Chiral liquid phase of simple quantum magnets

We study a T=0 quantum phase transition between a quantum paramagnetic state and a magnetically ordered state for a spin S=1 XXZ Heisenberg antiferromagnet on a two-dimensional triangular lattice. The transition is induced by an easy-plane single-ion anisotropy D. At the mean-field level, the system undergoes a direct transition at a critical D=Dc between a paramagnetic state at D>Dc and an ordered state with broken U(1) symmetry at D<Dc. We show that beyond mean field the phase diagram is very different and includes an intermediate, partially ordered chiral liquid phase. Specifically, we find that inside the paramagnetic phase the Ising (Jz) component of the Heisenberg exchange binds magnons into a two-particle bound state with zero total momentum and spin. This bound state condenses at D>Dc, before single-particle excitations become unstable, and gives rise to a chiral liquid phase, which spontaneously breaks spatial inversion symmetry, but leaves the spin-rotational U(1) and time-reversal symmetries intact. This chiral liquid phase is characterized by a finite vector chirality without long-range dipolar magnetic order.

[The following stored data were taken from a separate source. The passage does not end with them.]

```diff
+PREP_FN void prep_decimated_lane(const PrepJob *J, int quarter, int g)
+{
+    const int step = quarter ? 2 : 4, pad = quarter ? PREP_PAD_QUARTER : PREP_PAD_SIXTEENTH;
+    const int dw = J->w / step, dh = J->h / step;
+    uint8_t *dst = quarter ? J->quarter : J->sixteenth;
+    const ptrdiff_t pitch = quarter ? J->pitch_quarter : J->pitch_sixteenth;
+    const int cols4 = (dw + 2 * pad + 3) >> 2;
+    const int strip = g / cols4, cx = g - strip * cols4;
+    const int x0 = -pad + 4 * cx, ys = -pad + 8 * strip, ye = ys + 8 < dh + pad ? ys + 8 : dh + pad;
+    const int fast = x0 >= 0 && x0 + 4 <= dw && ((((uintptr_t)J->raw) | (uint32_t)J->raw_stride) & (quarter ? 7 : 15)) == 0;
+    for (int y = ys; y < ye; y++) {
+        const uint8_t *row = J->raw + (size_t)(prep_clamp(y, 0, dh - 1) * step) * J->raw_stride;
+        uint32_t v;
+        if (fast && quarter) {
+            const prep_u32x2 d = *(const PREP_MEM prep_u32x2 *)(row + x0 * 2);
+#if defined(__HIP_DEVICE_COMPILE__)
+            v = __builtin_amdgcn_perm(d.y, d.x, 0x06040200u);
+#else
+            v = (d.x & 255u) | ((d.x >> 8) & 0xff00u) | ((d.y & 255u) << 16) | ((d.y << 8) & 0xff000000u);
+#endif
+        } else if (fast) {
+            const prep_u32x4 d = *(const PREP_MEM prep_u32x4 *)(row + x0 * 4);
+            v = (d.x & 255u) | ((d.y & 255u) << 8) | ((d.z & 255u) << 16) | ((d.w & 255u) << 24);
+        } else {
+            v = 0;
+            for (int i = 0; i < 4; i++)
+                v |= (uint32_t)((const PREP_MEM uint8_t *)row)[prep_clamp(x0 + i, 0, dw - 1) * step] << (8 * i);
+        }
+        *(PREP_MEM uint32_t *)(dst + y * pitch + x0) = v;
+    }
+}
+
+#endif
```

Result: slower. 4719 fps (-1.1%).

In our analytical treatment, the chiral phase appears for arbitrarily small Jz because the magnon-magnon attraction becomes singular near the single-magnon condensation transition. This phase exists in a finite range of D and transforms into the magnetically ordered state at some D<Dc. We corroborate our analytic treatment with numerical density matrix renormalization group calculations.